In a letter written in 1475 the Duke of Milan claimed that from the one sack of rice he sent as a gift to the Duke of Ferrara 12 sacks could be harvested, if properly cultivated.
This impressive yield led to rice being quickly diffused throughout the region, but up until the mid-19th century only that one variety of rice- called Nostrale- was grown.
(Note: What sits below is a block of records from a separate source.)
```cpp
constexpr int AM_NT = 1024, AM_GRID = 256;
template <bool VEC>
__global__ __launch_bounds__(AM_NT) void planes_absmax_kernel(PlanesArgs a, int64_t nrb) {
    __shared__ uint32_t red[AM_NT / 64];
    float m = 0.f;
    const int64_t c4 = VEC ? a.c / 4 : 0;
    for (int64_t rb = blockIdx.x; rb < nrb; rb += gridDim.x)
    for (int rr = 0; rr < a.rpb; ++rr) {
        const int64_t row = rb * a.rpb + rr;
        if (row >= a.rows) break;
        const float* xr = a.x + planes_row_off(a, row);
        if constexpr (VEC) {
            for (int64_t j0 = threadIdx.x; j0 < c4; j0 += 4 * AM_NT) {
                float4 v[4];
#pragma unroll
                for (int u = 0; u < 4; ++u)
                    v[u] = j0 + u * AM_NT < c4 ? reinterpret_cast<const float4*>(xr)[j0 + u * AM_NT] : make_float4(0.f, 0.f, 0.f, 0.f);
#pragma unroll
                for (int u = 0; u < 4; ++u)
                    m = fmaxf(m, fmaxf(fmaxf(fabsf(v[u].x), fabsf(v[u].y)), fmaxf(fabsf(v[u].z), fabsf(v[u].w))));
            }
        }
        for (int64_t i0 = 4 * c4 + threadIdx.x; i0 < a.c; i0 += 4 * AM_NT) {
            float v[4];
#pragma unroll
            for (int u = 0; u < 4; ++u) v[u] = i0 + u * AM_NT < a.c ? xr[i0 + u * AM_NT] : 0.f;
#pragma unroll
            for (int u = 0; u < 4; ++u) m = fmaxf(m, fabsf(v[u]));
        }
    }
    uint32_t v = __float_as_uint(m);
    for (int o = 32; o >= 1; o >>= 1) v = max(v, (uint32_t)__shfl_xor((int)v, o, 64));
    if ((threadIdx.x & 63) == 0) red[threadIdx.x >> 6] = v;
    __syncthreads();
    if (threadIdx.x == 0) {
        for (int k = 1; k < AM_NT / 64; ++k) v = max(v, red[k]);
        v = max(v, red[0]);
        if (v) atomicMax(a.maxbits, v);
    }
}

__device__ inline uint32_t split_pair(float x0, float x1, float sc, uint32_t& lo) {
    const float s0 = x0 * sc, s1 = x1 * sc;
    const _Float16 h0 = (_Float16)s0, h1 = (_Float16)s1;
    const _Float16 l0 = (_Float16)(s0 - (float)h0), l1 = (_Float16)(s1 - (float)h1);
    lo = (uint32_t)__builtin_bit_cast(uint16_t, l0) | ((uint32_t)__builtin_bit_cast(uint16_t, l1) << 16);
    return (uint32_t)__builtin_bit_cast(uint16_t, h0) | ((uint32_t)__builtin_bit_cast(uint16_t, h1) << 16);
}

template <bool VEC>
__global__ __launch_bounds__(256) void planes_split_kernel(PlanesArgs a) {
    const float sc = __builtin_ldexpf(1.f, split_exp_pg(*a.maxbits));
    const int64_t c4 = VEC ? a.c / 4 : 0;
    for (int rr = 0; rr < a.rpb; ++rr) {
        const int64_t row = (int64_t)blockIdx.x * a.rpb + rr;
        if (row >= a.rows) break;
        const int64_t off = planes_out_off(a, row);
        const float* xr = a.x + planes_row_off(a, row);
        if constexpr (VEC) {
            uint2* hr = reinterpret_cast<uint2*>(a.hi + off);
            uint2* lr = reinterpret_cast<uint2*>(a.lo + off);
            for (int64_t j0 = threadIdx.x; j0 < c4; j0 += 4 * 256) {
                float4 v[4];
#pragma unroll
                for (int u = 0; u < 4; ++u)
                    if (j0 + u * 256 < c4) v[u] = reinterpret_cast<const float4*>(xr)[j0 + u * 256];
#pragma unroll
                for (int u = 0; u < 4; ++u) {
                    if (j0 + u * 256 >= c4) break;
                    uint2 h, l;
                    h.x = split_pair(v[u].x, v[u].y, sc, l.x);
                    h.y = split_pair(v[u].z, v[u].w, sc, l.y);
// ... 222 lines not shown
    if (!g) return AVSE_EINVAL;
    return launch_gemm<false>(g->batch, g->mp, g->mq, g->k, g->fold, g->p, nullptr, g->p_bs, g->p_sx, g->p_sk,
                              g->p_extent, nullptr, g->q, nullptr, g->q_bs, g->q_sx, g->q_sk, g->q_extent, nullptr, g->c,
                              g->c_bs, g->c_sq, g->alpha, g->c_dtype, stream);
}

int avse_gemm_f32s(const avse_gemm_f32s_args* g, avse_stream_t stream) {
    if (!g) return AVSE_EINVAL;
    return launch_gemm<true>(g->batch, g->mp, g->mq, g->k, g->fold, g->p_hi, g->p_lo, g->p_bs, g->p_sx, g->p_sk,
                             g->p_extent, g->p_max, g->q_hi, g->q_lo, g->q_bs, g->q_sx, g->q_sk, g->q_extent, g->q_max,
                             g->c, g->c_bs, g->c_sq, g->alpha, AVSE_F32, stream, g->nsub, g->p_bs2, g->q_bs2);
}

static int split16_planes_impl(int64_t b, int64_t r, int64_t c, const float* x, int64_t x_bs, int64_t x_rs, void* hi,
                               void* lo, int64_t h_bs, int64_t h_rs, uint32_t* maxbits, bool known,
                               avse_stream_t stream, bool zero_pad = false) {
    if (!x || !hi || !lo || !maxbits) return AVSE_EINVAL;
    if (b <= 0 || r <= 0 || c <= 0 || x_rs < c || (b > 1 && x_bs < (r - 1) * x_rs + c)) return AVSE_ESHAPE;
    if (h_rs < c || (b > 1 && h_bs < (r - 1) * h_rs + c)) return AVSE_ESHAPE;
    hipStream_t st = (hipStream_t)stream;
    if (!known && hipMemsetAsync(maxbits, 0, 4, st) != hipSuccess) return AVSE_ELAUNCH;
    PlanesArgs a;
    a.x = x;
    a.rows = b * r;
    a.r = r;
    a.c = c;
    a.bs = x_bs;
    a.rs = x_rs;
    a.hbs = h_bs;
    a.hrs = h_rs;
    a.maxbits = maxbits;
    a.hi = (_Float16*)hi;
    a.lo = (_Float16*)lo;
    const int64_t c4 = (c + 3) / 4;
    a.rpb = (int)std::max<int64_t>(1, std::min<int64_t>(1024 / std::max<int64_t>(c4, 1), 64));
    const int64_t blocks = (a.rows + a.rpb - 1) / a.rpb;
    if (blocks >= (1LL << 31)) return AVSE_ESHAPE;
    const bool xvec = ((uintptr_t)x % 16 == 0) && (x_rs % 4 == 0) && (b == 1 || x_bs % 4 == 0);
    const bool hvec = ((uintptr_t)hi % 8 == 0) && ((uintptr_t)lo % 8 == 0) && (h_rs % 4 == 0) && (b == 1 || h_bs % 4 == 0);
    const bool pad = hvec && (h_rs != x_rs || (b > 1 && h_bs != x_bs) || (zero_pad && h_rs > c));
    if (!known) {
        const int64_t n = b * r * c;
        if (xvec) {
            hipLaunchKernelGGL(planes_absmax_kernel<true>, dim3((unsigned)std::min<int64_t>(blocks, AM_GRID)), dim3(AM_NT), 0,
                               st, a, blocks);
            AVSE_CHECK_LAUNCH();
        } else if (x_rs == c && (b == 1 || x_bs == r * c) && ((uintptr_t)x % 16 == 0) && n >= 4096) {
            PlanesArgs f = a;
            f.rows = f.r = n / 4096;
            f.c = f.rs = 4096;
            f.bs = 0;
            f.rpb = 1;
            hipLaunchKernelGGL(planes_absmax_kernel<true>, dim3((unsigned)std::min<int64_t>(f.rows, AM_GRID)), dim3(AM_NT), 0,
                               st, f, f.rows);
            AVSE_CHECK_LAUNCH();
            if (n % 4096) {
                f.x = x + f.rows * 4096;
                f.rows = f.r = 1;
                f.c = f.rs = n % 4096;
                hipLaunchKernelGGL(planes_absmax_kernel<false>, dim3(1), dim3(AM_NT), 0, st, f, (int64_t)1);
                AVSE_CHECK_LAUNCH();
            }
        } else {
            hipLaunchKernelGGL(planes_absmax_kernel<false>, dim3((unsigned)std::min<int64_t>(blocks, AM_GRID)), dim3(AM_NT), 0,
                               st, a, blocks);
            AVSE_CHECK_LAUNCH();
        }
    }
    if (pad) {
        PlanesArgs p2 = a;
        p2.rpb = (int)std::max<int64_t>(1, std::min<int64_t>(1024 / std::max<int64_t>(h_rs / 4, 1), 64));
        const int64_t pblocks = (a.rows + p2.rpb - 1) / p2.rpb;
        if (pblocks >= (1LL << 31)) return AVSE_ESHAPE;
        hipLaunchKernelGGL(planes_split_pad_kernel, dim3((unsigned)pblocks), dim3(256), 0, st, p2);
    } else if (xvec && hvec) {
        const int64_t n = b * r * c;
        const bool flat = x_rs == c && h_rs == c && (b == 1 || (x_bs == r * c && h_bs == r * c));
        if (flat && c < 1024 && n >= 4096) {
            PlanesArgs f = a;
            f.rows = f.r = n / 4096;
            f.c = f.rs = f.hrs = 4096;
            f.bs = f.hbs = 0;
            f.rpb = 1;
            hipLaunchKernelGGL(planes_split_kernel<true>, dim3((unsigned)f.rows), dim3(256), 0, st, f);
            if (n % 4096) {
                AVSE_CHECK_LAUNCH();
                f.x = x + f.rows * 4096;
                f.hi = a.hi + f.rows * 4096;
                f.lo = a.lo + f.rows * 4096;
                f.rows = f.r = 1;
                f.c = f.rs = f.hrs = n % 4096;
                hipLaunchKernelGGL(planes_split_kernel<true>, dim3(1), dim3(256), 0, st, f);
            }
        } else {
            hipLaunchKernelGGL(planes_split_kernel<true>, dim3((unsigned)blocks), dim3(256), 0, st, a);
        }
    } else {
        hipLaunchKernelGGL(planes_split_kernel<false>, dim3((unsigned)blocks), dim3(256), 0, st, a);
    }
    AVSE_CHECK_LAUNCH();
// ... 43 lines not shown
```

avse_challenge_amd/kernels.py:

```python
import functools

import torch

from . import _lib
from ._lib import AVSE_BF16, AVSE_F32, ScanBwdArgs, ScanFwdArgs, check, ptr, stream_ptr

NSTATE = 16

LAUNCH_TAPS = {}
LAUNCH_WORK = {}


def _tap_begin(name, device):
    taps = LAUNCH_TAPS.get(name)
    if taps is None or torch.cuda.is_current_stream_capturing():
        return None
    e0, e1 = torch.cuda.Event(enable_timing=True), torch.cuda.Event(enable_timing=True)
    e0.record(torch.cuda.current_stream(device))
    return taps, e0, e1, device, name


def _tap_end(tap, work=None):
    if tap is not None:
        taps, e0, e1, device, name = tap
# ... 451 lines not shown

def dconv_split_ok(x, dilation):
    return (x.is_cuda and x.dtype == torch.float32 and x.dim() == 4 and x.shape[1] == 64 and x.shape[3] >= 256
            and dilation in DCONV_DILATIONS and x.shape[0] * x.shape[2] * x.shape[3] * 256 < (1 << 31) - 1024)
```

In 1839 a Jesuit priest, Padre Calleri, returning from the Phillipines imported 43 different rice varieties, and it was from this stock that Italians began to experiment with the varieties that could best be adapted for use in Northern Italy’s temperate climate.
From Menzies, p. 204:
In many ways, the Po River resembles a smaller version of the Yangtze. Both rivers carry melting snows from the mountains eastward to the sea. Both suffer from flash floods and are controlled by a network of canals, locks, sluices, and dams. The waters of both are used to form extensive rice field. The exact date when the Po was first utilized for rice is not known (see above). Clearly it predated 1475 but by how much? Menzies suggests it was after 1435 when Taccola's first drawings of pumps appear, and probably after 1438, when his drawings of lock and sluice gates first appear.